Nikon Small World competition: photographs through the microscope - Telegraph


----------



## Nate (Oct 20, 2009)

Does Darwinism attempt to explain the existence of atoms?


----------



## Bern (Oct 20, 2009)

I live about a mile from Downe House in England, where Darwin lived and worked. The local reformed baptist church use the large visitor presence to capitalise on witnessing opportunities, handing out tracts outside the gate debunking evolution! Great opportunity.

Sorry.. go back to topic now


----------



## fralo4truth (Oct 20, 2009)

Some of those things that are small in size are not so in complexity!


----------



## Peairtach (Oct 20, 2009)

NateLanning said:


> Does Darwinism attempt to explain the existence of atoms?



No. But broader atheistic evolutionism does. Everything "evolved" from the "simpler" to the more "complex", presumably because the "simpler" is assumed to be easy or relatively easy to explain without God. The universe emerged from a quantum fluctuation or a speck. Biological life evolved from a primordial soup that assembled itself into tiny "simple" life.

What do atheistic Darwinists mean by "simple" or "simpler" life? Is a slug or a fly "simpler" life than a human being? Or are they "simpler" in some features and more complicated in other features?

There's a world of false presuppositions and misconceptions behind how evolutionists use words, even "simple" ones.


----------



## Nate (Oct 20, 2009)

Richard Tallach said:


> What do atheistic Darwinists mean by "simple" or "simpler" life? Is a slug or a fly "simpler" life than a human being? Or are they "simpler" in some features and more complicated in other features?



The atheistic Darwinists that have instructed me over the past 10 years do mean "less complex" when they use the term "simple". 

For, example, I study how cytokines bind their cognate receptors, resulting in the activation of intracellular enzymes (kinases), which further results in the activation of nuclear transcription factors, which finally results in transcriptional activation of a set of genes. The fruit fly is often used as model for what happens in "more complex" animals and humans because the fruit fly has a "simpler" set of the above starting material: fruit flies only have three cytokines, one receptor, one kinase and one transcription factor, whereas "higher order" animals and humans have a couple dozen or so cytokines and receptors, 4 kinases and 6 transcription factors. Most of these components can be mixed and matched in this type of cellular signaling, too. You can see that while there are only a few outcomes of this type of signaling in fruit flies, "higher order" organisms can have literally hundreds of outcomes from this type of signaling.

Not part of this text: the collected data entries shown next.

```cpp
void fused_read_knobs(ocn_model* m) {
  auto env = [](const char* n, int def) { const char* e = getenv(n); return e ? atoi(e) : def; };
  m->knob_fused_xt = env("OCNHIP_FUSED_XT", 0);
  m->knob_no_dma = env("OCNHIP_NO_LDS_DMA", 0);
  m->knob_no_tracer3 = env("OCNHIP_NO_TRACER3", 0);
  m->knob_xfft_team = env("OCNHIP_XFFT_TEAM", 0);
  m->knob_overlap = env("OCNHIP_OVERLAP", -1);
  m->knob_overlap_cus = env("OCNHIP_OVERLAP_CUS", 16);
  m->knob_graph = env("OCNHIP_NO_GRAPH", 0) ? 0 : 1;
  { const char* e = getenv("OCNHIP_PRIO"); m->knob_prio = e ? (int)strtol(e, nullptr, 0) : 0x20FF; }
}

static FusedShape fused_shape(const ocn_model* m, FusedArgs& a) {
  const GridDev& gd = m->gd;
  FusedShape f;
  f.small = m->knob_fused_xt == 1 && gd.Nx <= 57 * 4;
#ifdef OCN_HOST_EMU
  if (gd.xb && gd.Nx <= 57 * 4) f.small = true;
#endif
  f.wide = gd.Nx > 256 || f.small || gd.xb;
  f.bx = f.small ? 64 : f.wide ? 192 : gd.Nx <= 64 ? 64 : gd.Nx <= 128 ? 128 : 256;
  f.by = f.small ? 4 : f.wide ? 5 : f.bx == 256 ? 4 : 8;
#ifdef OCN_HOST_EMU
  if ((f.small && gd.Nx <= 36) || (!f.wide && gd.Nx <= 16)) {
    f.bx = 16;
    f.by = 4;
  }
#endif
  a.BYo = f.by - 1;
  a.ntiles = (gd.Ny + f.by - 2) / (f.by - 1);
  a.ntx = 1;
  a.BXo = 0;
  if (f.wide) {
    const int cap = (f.bx - 7) & ~1;
    a.ntx = (gd.Nx + cap - 1) / cap;
    if (f.small && a.ntx < 2) a.ntx = 2;
    a.BXo = (gd.Nx + a.ntx - 1) / a.ntx;
    a.BXo += a.BXo & 1;
    a.ntx = (gd.Nx + a.BXo - 1) / a.BXo;
    a.ntiles *= a.ntx;
  }
  int nseg = fused_cu_count(m);
  const long total = (long)a.ntiles * ((a.zhi - a.zlo) + (a.zhi2 - a.zlo2));
  a.gran = 1;
  if (a.zhi2 > a.zlo2) {
    a.gran = a.zhi - a.zlo;
    const long runs = total / a.gran;
    if (nseg > runs) nseg = (int)runs;
  } else {
    if (a.zhi - a.zlo < gd.Nz && nseg > 4 * m->knob_overlap_cus) nseg -= m->knob_overlap_cus;
    if (nseg > total / 4) nseg = (int)(total / 4 > 8 ? total / 4 : 8);
    nseg = ((nseg + 7) / 8) * 8;
  }
#ifdef OCN_HOST_EMU
  nseg = total >= 3 ? 3 : 1;
#endif
  f.blk = dim3(f.bx, f.by, 1);
  f.grd = dim3(nseg, 1, 1);
  f.dma = (m->knob_no_dma != 1 && gd.Hx == 3 && gd.Nx % 2 == 0 && gd.sy % 2 == 0 && gd.sz % 2 == 0) ? 1 : 0;
// ... 281 lines not shown
```

### clima-oceananigans.jl_amd/csrc/internal.h

```cpp
#pragma once
#include <map>
#include <string>
#include <vector>

#include "../../include/ocnhip.h"
#include "compat.h"
#include "stencils.h"

#define OCN_NF (3 + OCN_MAX_TRACERS)

struct ProfPhase {
  std::vector<std::pair<hipEvent_t, hipEvent_t>> ev;
  double total_ms = 0;
  int64_t count = 0;
};

struct ocn_ctx {
  int device = 0;
  hipStream_t stream = nullptr;
  char err[512] = {0};
  bool profiling = false;
  std::map<std::string, ProfPhase> prof;
  std::string prof_only;
  int rank = 0, nranks = 1;
// ... 41 lines not shown
};

struct Field {
  double* d = nullptr;
  int T[3] = {0, 0, 0};
  int P[3] = {0, 0, 0};
  int off[3] = {0, 0, 0};
  int loc[3] = {0, 0, 0};
  size_t n = 0;
  BCdev bc[6];
  bool present = false;
  double* interior() const;
  long sy = 0, sz = 0;
  int Hx = 0, Hy = 0, Hz = 0;
};

struct PoissonSolver;

struct ocn_model {
  ocn_grid* g;
  ocn_ctx* ctx;
  ocn_model_desc d;
  GridDev gd;
  int nt;
  Field u, v, w, pHY, pNHS;
  Field tr[OCN_MAX_TRACERS], Gn[OCN_NF], Gm[OCN_NF];
  Field nu_e, kappa_e[OCN_MAX_TRACERS];
  Field us, vs, ws;
  Field trs[OCN_MAX_TRACERS];
  PoissonSolver* solver = nullptr;
  std::vector<double*> owned;
  double time = 0, previous_dt = INFINITY;
  int64_t iteration = 0;
  int stage = 1;
  double* d_red = nullptr;
  int fast_path = 0;
  int bz_fast = 0;
  double* amd_tab = nullptr;
  double* phi_below = nullptr;
  double *ypack_s = nullptr, *ypack_r = nullptr;
  size_t ypack_n = 0;
  bool gn_alias_gm = false;
  bool pred_active = false;
  ocn_grid* own_grid = nullptr;
  int knob_fused_xt = 0, knob_no_dma = 0, knob_no_tracer3 = 0, knob_prio = 0x20FF;
  struct StepGraph { uint64_t key; int seen; void* exec; std::vector<uint64_t> words; };
  std::vector<StepGraph> graphs;
  int knob_overlap_cus = 16;
  int knob_overlap = -1;
  bool halo_inflight = false, halo2_inflight = false;
  bool pnhs_halo_stale = false;
  int knob_xfft_team = 0;
  int knob_graph = 1;
  bool graph_off = false;
  int64_t graph_replays = 0;
};
extern thread_local int g_ocn_capturing, g_ocn_capture_poison;
inline Field& pred_u(ocn_model* m) { return m->pred_active ? m->us : m->u; }
inline Field& pred_v(ocn_model* m) { return m->pred_active ? m->vs : m->v; }
inline Field& pred_w(ocn_model* m) { return m->pred_active ? m->ws : m->w; }

Field* model_field(ocn_model* m, int id);

struct FieldPtrs {
  double* p[OCN_NF + 2];
  int Tx[OCN_NF + 2], Ty[OCN_NF + 2], Tz[OCN_NF + 2];
  int n;
};
void launch_fill_periodic(ocn_model* m, const FieldPtrs& f, int dim);
void launch_fill_flat(ocn_model* m, const FieldPtrs& f, int dim);
bool launch_fill_periodic_xy(ocn_model* m, const FieldPtrs& f);
void launch_fill_bounded(ocn_model* m, Field** fs, int n, int dim);
void launch_tendencies(ocn_model* m, bool skip_momentum_advection = false, bool skip_tracer_advection = false);
void launch_step(ocn_model* m, double dt, double cn, double cm, int use_m, bool tracers_only = false);
void launch_store(ocn_model* m);
void launch_rhs(ocn_model* m, double dt, double* rhs, int mult_dz);
void launch_pcorrect(ocn_model* m, double dt);
void launch_hydrostatic(ocn_model* m);
void launch_copy_to_field(ocn_model* m, const double* src, Field& f);
void launch_maxdiv(ocn_model* m, double* out_dev);
void launch_amd(ocn_model* m);
int amd_build_table(ocn_model* m);

void fused_read_knobs(ocn_model* m);
void fused_describe(const ocn_model* m, char* buf, size_t n);
bool fused_available(const ocn_model* m);
bool fused_bz_available(const ocn_model* m);
void launch_fused_bz(ocn_model* m, double dt, double cn, double cm, int use_m);
bool launch_rest4(ocn_model* m);
bool fused_tracer3_ok(const ocn_model* m);
bool tracer_rest_shell(const ocn_model* m);
void launch_tracer3(ocn_model* m, double dt, double cn, double cm, int use_m, bool rest);
void launch_fused_tend_step(ocn_model* m, double dt, double cn, double cm, int use_m, int zlo = 0, int zhi = -1, int zlo2 = 0, int zhi2 = 0);
void launch_rhs_wrap(ocn_model* m, double dt, double* rhs);
void launch_project(ocn_model* m, double dt, const double* phi);
void launch_tracer_steps(ocn_model* m, double dt, double cn, double cm, int use_m);
int fused_exchange_ws(ocn_model* m);
int fused_exchange_phi(ocn_model* m, const double* phi);
int poisson_run(ocn_model* m);

PoissonSolver* poisson_create(ocn_model* m);
void poisson_destroy(PoissonSolver* s);
int poisson_solve(ocn_model* m, double dt);
int poisson_solve_rhs(ocn_model* m, const double* rhs_dev, double* phi_dev);
double* poisson_rhs_buffer(PoissonSolver* s);
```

I'm convinced that "simple" is properly descriptive of fruit flies compared the "complexity" of humans in this particular example. However, I think I understand what you are trying to say in a broader context, and I tend to agree with you.


----------



## Augusta (Oct 20, 2009)

There are a series of movies called _Incredible Creatures That Defy Evolution_. They're really great, very interesting. You might check them out if you have never seen them.


----------



## Andrew P.C. (Nov 10, 2009)

NateLanning said:


> Richard Tallach said:
> 
> 
> > What do atheistic Darwinists mean by "simple" or "simpler" life? Is a slug or a fly "simpler" life than a human being? Or are they "simpler" in some features and more complicated in other features?
> ...



Wouldn't you consider a single-cell organism(pre-cambrian) simple or "less complex" and the multi-celled(Cambrian and post-cambrian) "complex"?


----------



## TimV (Nov 10, 2009)

> Wouldn't you consider a single-cell organism(pre-cambrian) simple or "less complex" and the multi-celled(Cambrian and post-cambrian) "complex"?



Sure, I would. If I could actually see one. Which I can't. Since there aren't any.

Sorry, I hate it when enthusiastic types go all out against evolution, since 90% of the time they cause more harm than good, not understanding the subject matter. Like in 90% of creation institutes...and their works.....which often make Christians look dumb...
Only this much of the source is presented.